Proof of America's low Taxes -- Evidence Shames T.E.A party (Taxed enough already Party)

Low taxes, high health costs make US choices tough

Posted: Jul 27, 2011 4:41 AM PDT Updated: Jul 27, 2011 7:51 AM PDT
People walk to work on Wall St., in New York. (AP Photo/Mark Lennihan, file)
People walk to work on Wall St., in New York. (AP Photo/Mark Lennihan, file)
By PAUL WISEMAN
AP Economics Writer

WASHINGTON (AP) - Wealthy countries all over the world are dealing with debts and strained budgets as they mop up after the Great Recession and brace for the budget-busting retirement of the baby boomer generation.

But the United States is in a bigger fix than almost anyone else.

The U.S. federal debt was equal to 95 percent of the overall economy in the first three months of 2011, the fifth-highest on the Associated Press Global Economy Tracker, an analysis of economic and financial data from 30 of the biggest economies.

Every year that the U.S. government spends more than it collects in taxes, it records an annual budget deficit.

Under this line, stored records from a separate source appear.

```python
class Comm:

    def __init__(self, handle):
        if not handle:
            raise SZ3HipError(lib().sz3hip_last_error_code(), lib().sz3hip_last_error().decode())
        self._h = handle

    @staticmethod
    def unique_id():
        buf = (C.c_ubyte * COMM_ID_BYTES)()
        _check(lib().sz3hip_comm_unique_id(buf))
        return bytes(buf)

    @classmethod
    def local(cls, ndev=0, devices=None):
        arr = (C.c_int * len(devices))(*devices) if devices else None
        return cls(lib().sz3hip_comm_create_local(int(ndev if not devices else len(devices)), arr))

    @classmethod
    def rank(cls, nranks, rank, device, id_bytes):
        b = (C.c_ubyte * COMM_ID_BYTES).from_buffer_copy(bytes(id_bytes))
        return cls(lib().sz3hip_comm_create_rank(int(nranks), int(rank), int(device), b))

    def close(self):
        if self._h:
            lib().sz3hip_comm_destroy(self._h)
            self._h = None

    @property
    def size(self):
# ... 60 lines not shown
```

sz3_amd/csrc/sz3hip_api.cpp:

```cpp
#include <hip/hip_runtime.h>

#include <dlfcn.h>
#include <math.h>
#include <stdarg.h>
#include <stdio.h>
#include <stdlib.h>
#include <string.h>

#include <sched.h>
#include <unistd.h>
#include <algorithm>
#include <atomic>
#include <chrono>
#include <mutex>
#include <string>
#include <thread>
#include <vector>

#include "../../include/sz3c.h"
#include "../../include/sz3hip.h"
#include "sz3hip_format.h"
#include "sz3hip_internal.h"
#include "sz3hip_stock_geom.h"
#include "sz3hip_kernels.h"
// ... 504 lines not shown
    hh.eb = eb;
    hh.n = num;
    hh.chunk_syms = SZH_CHUNK_SYMS;
    hh.n_chunks = (num + SZH_CHUNK_SYMS - 1) / SZH_CHUNK_SYMS;
    hh.interp_alpha = ip.alpha;
    hh.interp_beta = ip.beta;
    hh.interp_id = (uint32_t)ip.interp_id;
    hh.interp_dir = (uint32_t)ip.direction;
    hh.anchor_stride = ip.anchor_stride;
    ctx->stage1_done = true;
    ctx->stage2_done = false;
    return 0;
}

static bool book_spec_ok(const sz3hip_ctx *ctx, uint32_t predictor, uint32_t radius) {
    return ctx->book_idx >= 0 && ctx->spec_off != 1 && (ctx->spec_skip == 0 || ctx->spec_off == 2) && !(szk_dbg_flags & 131072) &&
           ctx->book_pred == predictor && ctx->book_radius == radius;
}
static int lorenzo_k1(sz3hip_ctx *ctx, int N, const uint64_t *dims, const void *d_in, double eb, int radius, uint64_t num,
                      uint64_t out_cap, bool allow_narrow, szk_k1_params &p, hipStream_t s) {
    memset(&p, 0, sizeof(p));
    for (int i = 0; i < 4; i++) p.d[i] = 1;
    for (int i = 0; i < N; i++) p.d[4 - N + i] = dims[i];
    p.lat = szk_make_lattice(eb);
    p.radius = (uint32_t)radius;
    p.out_cap = out_cap;
    p.hist = ctx->d_hist;
    p.hist_partial = ctx->d_hist_partial;
    p.n_vout = ctx->d_counters + 0;
    p.n_dout = ctx->d_counters + 1;
    p.vout_idx = ctx->d_vout_idx;
    p.dout_idx = ctx->d_dout_idx;
    p.vout_val = ctx->d_vout_val;
    p.dout_val = ctx->d_dout_val;
    p.mode.probe_big = reinterpret_cast<uint32_t *>(ctx->d_counters + 4);
    p.mode.n_total = num;
    p.mode.n_samples = (num / SZK_PROBE_STRIDE) * 64 + std::min<uint64_t>(64, num % SZK_PROBE_STRIDE);
    p.mode.allow = allow_narrow && radius >= 128;
    p.mode.pack_wide = allow_narrow ? (uint32_t)ctx->pack_wide : 0u;
    p.wide16 = ctx->wide16 < 0 ? (ctx->dtype == SZ3HIP_DOUBLE ? 1u : 0u) : (uint32_t)ctx->wide16;
    p.range = reinterpret_cast<uint32_t *>(ctx->d_counters + 8);
    p.hint_narrow = allow_narrow ? ctx->narrow_hint : -1;
    if ((ctx->hist_exposed || ctx->hist_reduced) && p.hint_narrow > 0) p.hint_narrow = -1;
    p.hint_q16 = allow_narrow && ctx->dtype == SZ3HIP_FLOAT && ctx->q16_hint > 0 && ctx->q16_block == 0 ? 1 : 0;
    p.q16_flag = reinterpret_cast<uint32_t *>(ctx->d_counters + 11) + 1;
    const bool samp = allow_narrow && radius >= 128 && N <= 3 && p.d[3] % 256 == 0 && num >= SZK_SAMP_MIN_ELEMS && !ctx->hist_exposed && !ctx->hist_reduced &&
                      !(szk_dbg_flags & 65536);
    if (samp) {
        const int fresh = ctx->book_idx < 0 ? 0 : 1 - ctx->book_idx;
        p.samp.words = reinterpret_cast<uint32_t *>(ctx->d_counters + 16);
        p.samp.enc = ctx->bk[fresh].enc;
        p.samp.lens = ctx->bk[fresh].lens;
        p.samp.info = ctx->bk[fresh].info;
        p.seg_bits = ctx->d_seg_bits;
        p.seg_made = reinterpret_cast<uint32_t *>(ctx->d_counters + 10) + 1;
    }
    if (!samp && allow_narrow && book_spec_ok(ctx, 0, (uint32_t)radius) && ctx->cb_hint == 0 && !ctx->lists_long && !ctx->hist_exposed) {
        p.spec_lens = ctx->bk[ctx->book_idx].lens;
        p.seg_bits = ctx->d_seg_bits;
        p.seg_made = reinterpret_cast<uint32_t *>(ctx->d_counters + 10) + 1;
        p.defer_fold = ctx->hist_exposed || ctx->hist_reduced || (szk_dbg_flags & 16777216) ? 0 : 1;
        const uint64_t need = szk_fuse_scratch_words(N, p.d);
        if (need && ctx->fuse_on && !ctx->hist_reduced && (!ctx->spec_exact || ctx->last_spec_hit)) {
            p.fuse_slots = reinterpret_cast<uint32_t *>(ctx->d_codes);
            p.fuse_cap_words = (ctx->max_n + 64) / 2;
            if (need > p.fuse_cap_words && need <= 2 * num + (1u << 18)) {
                if (ctx->fuse_scratch_words < need) {
                    if (ctx->d_fuse_scratch) (void)hipFree(ctx->d_fuse_scratch);
                    ctx->d_fuse_scratch = nullptr;
                    ctx->fuse_scratch_words = 0;
                    if (hipMalloc((void **)&ctx->d_fuse_scratch, need * 4) == hipSuccess) ctx->fuse_scratch_words = need;
                    else (void)hipGetLastError();
                }
                if (ctx->fuse_scratch_words >= need) {
                    p.fuse_slots = ctx->d_fuse_scratch;
                    p.fuse_cap_words = ctx->fuse_scratch_words;
                }
            }
            p.fuse = 1;
            p.fuse_enc = ctx->bk[ctx->book_idx].enc;
            p.fuse_info = ctx->bk[ctx->book_idx].info;
            p.seg_base = ctx->d_seg_base;
            p.fuse_flag = reinterpret_cast<uint32_t *>(ctx->d_counters + 11);
        }
    }
    p.prof_ev0 = p.prof_ev1 = nullptr;
    if (ctx->profiling && allow_narrow) {
        p.prof_ev0 = ctx->ev[ST_K1_KERNEL][0];
        p.prof_ev1 = ctx->ev[ST_K1_KERNEL][1];
        ctx->ev_used[ST_K1_KERNEL] = true;
    }
    return szk_launch_k1(ctx->dtype, N, d_in, ctx->d_codes, &p, s);
}
static int stage1_lorenzo(sz3hip_ctx *ctx, const sz3hip_config *conf, const void *d_in, double eb, int radius, uint64_t num, hipStream_t s) {
    szk_k1_params p;
    prof_begin(ctx, ST_K1, s);
    int rc = lorenzo_k1(ctx, conf->N, conf->dims, d_in, eb, radius, num, ctx->cur_out_cap, true, p, s);
    ctx->mode = p.mode;
    ctx->range_ready = p.range_kept != 0;
    ctx->s1_assumed_narrow = p.assumed_narrow != 0;
    ctx->s1_q16 = p.assumed_q16 != 0;
    ctx->s1_spec = p.spec_lens != nullptr;
    ctx->seg_expected = p.seg_expected != 0 && !(szk_dbg_flags & 33554432);
    ctx->fold_rows = p.defer_fold ? p.fold_rows : 0;
    ctx->fold_range = p.range;
    ctx->s1_fused = p.fused != 0;
// ... 1003 lines not shown
        if (ctx->range_ready && !cb.range_ready)
            HIPCHK(hipMemsetAsync(ctx->d_counters + 8, 0, 16, s));
        prof_begin(ctx, ST_CODEBOOK, s);
        int rcb = szk_launch_codebook(ctx->d_hist, &cb, s);
        prof_end(ctx, ST_CODEBOOK, s);
        if (rcb) return fail(SZ3HIP_EHIP, "codebook kernel launch failed (%d)", rcb);
    }
    szk_layout_params lp;
    lp.proto = ctx->proto;
    lp.n_vout = ctx->d_counters + 0;
    lp.n_dout = ctx->d_counters + 1;
    lp.out_cap = ctx->cur_out_cap;
    lp.info = ctx->bk[used].info;
    lp.state = ctx->d_state;
    lp.side_bytes = ctx->proto.predictor == 2 ? ctx->d_blk_counters + 2 : nullptr;
    szk_asm_params ap;
    memset(&ap, 0, sizeof(ap));
    ap.n_vout = ctx->d_counters + 0;
    ap.n_dout = ctx->d_counters + 1;
    ap.out_cap = ctx->cur_out_cap;
    ap.t_is_32bit = ap.q_is_32bit = ctx->dtype == SZ3HIP_FLOAT;
    ap.state = ctx->d_state;
    ap.payload = (uint8_t *)d_payload;
    ap.cap = cap;
    ap.total_words = ctx->d_counters + 2;
    ap.lens = ctx->bk[used].lens;
    ap.chunk_words = ctx->d_chunk_words;
    ap.sub_bits = ctx->d_sub_bits;
    ap.vout_idx = ctx->d_vout_idx;
    ap.dout_idx = ctx->d_dout_idx;
    ap.vout_val = ctx->d_vout_val;
    ap.dout_val = ctx->d_dout_val;
    ap.side = ctx->proto.predictor == 2 ? ctx->d_blk_side : nullptr;
    ap.assumed_narrow = ctx->s1_assumed_narrow ? 1 : 0;
    ap.q16_flag = ctx->s1_q16 && ctx->proto.predictor == 0 ? reinterpret_cast<const uint32_t *>(ctx->d_counters + 11) + 1 : nullptr;
    ap.mode = ctx->mode;
    ap.samp_words = samp_words;
    szk_merge_args mg;
    memset(&mg, 0, sizeof(mg));
    const bool merge = fused && ctx->s1_fused && ctx->seg_expected;
    if (ctx->s1_fused && !merge) return fail(SZ3HIP_EHIP, "internal: fused stage 1 without the merging encoder");
    if (merge) {
        mg.slots = ctx->s1_slots;
        mg.seg_base = ctx->d_seg_base;
        mg.fuse_flag = reinterpret_cast<const uint32_t *>(ctx->d_counters + 11);
    }
    prof_begin(ctx, ST_ENCODE, s);
    int rc = szk_launch_encode(ctx->d_codes, n, ctx->bk[used].enc, ctx->bk[used].info, (int)ctx->proto.radius, ctx->mode, ctx->d_chunk_words,
                               ctx->d_chunk_off, ctx->d_counters + 2, ctx->d_state, (uint8_t *)d_payload, &lp, &ap, s,
                               (fused || (samp_words && ctx->s1_samp_in)) && ctx->seg_expected ? ctx->d_seg_bits : nullptr, reinterpret_cast<uint32_t *>(ctx->d_counters + 10) + 1,
                               (fused || wide || how == S2_SAMPLED) ? &er : nullptr, merge ? &mg : nullptr);
    prof_end(ctx, ST_ENCODE, s);
    if (rc) return fail(SZ3HIP_EHIP, "encode kernel launch failed (%d)", rc);
    if (wide) {
        HIPCHK(hipStreamWaitEvent(s, ctx->ev_book, 0));
        if (szk_launch_book_verdict(ctx->bk[fresh].info, ctx->bk[fresh].lens, ctx->bk[used].info, ctx->bk[used].lens,
                                    reinterpret_cast<const uint32_t *>(ctx->d_counters + 7), reinterpret_cast<const uint32_t *>(ctx->d_counters + 8),
                                    ctx->d_state, ctx->d_hist, ctx->spec_exact, s))
            return fail(SZ3HIP_EHIP, "verdict kernel launch failed");
    }
    prof_end(ctx, ST_SPAN, s);
    ctx->pub_zero = ctx->d_hist == ctx->d_hist_own && !ctx->hist_exposed && !(szk_dbg_flags & 268435456);
    ctx->pub_seq++;
    ctx->pub_blk_zero = ctx->pub_zero && ctx->d_blk_counters && ctx->d_blk_stats5;
    if (szk_launch_publish(ctx->d_state, ctx->h_state, ctx->h_pub_seq, ctx->pub_seq, ctx->pub_zero ? (void *)ctx->d_hist : nullptr,
                           SZH_HIST_BINS * 8 + SZ_COUNTER_BYTES, s, ctx->blk_spec ? blk_sel_count(ctx) : nullptr,
                           ctx->pub_blk_zero ? (void *)ctx->d_blk_counters : nullptr, ctx->pub_blk_zero ? ctx->d_blk_stats5 : nullptr))
        return fail(SZ3HIP_EHIP, "publish kernel launch failed");
    ctx->pub_stream = s;
    return 0;
}
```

The $14.3 trillion debt is the sum of all annual deficits and surpluses.

As U.S. policymakers argue over raising the federal borrowing limit and slashing debts, America is hobbled in ways the others are not. Tax collections are low by historical and international standards. Health care costs are astronomical - and still rising. The political system is gridlocked.

Those problems suggest the current impasse over raising the U.S. government's borrowing limit and cutting the deficit is a prelude to even more intense political combat.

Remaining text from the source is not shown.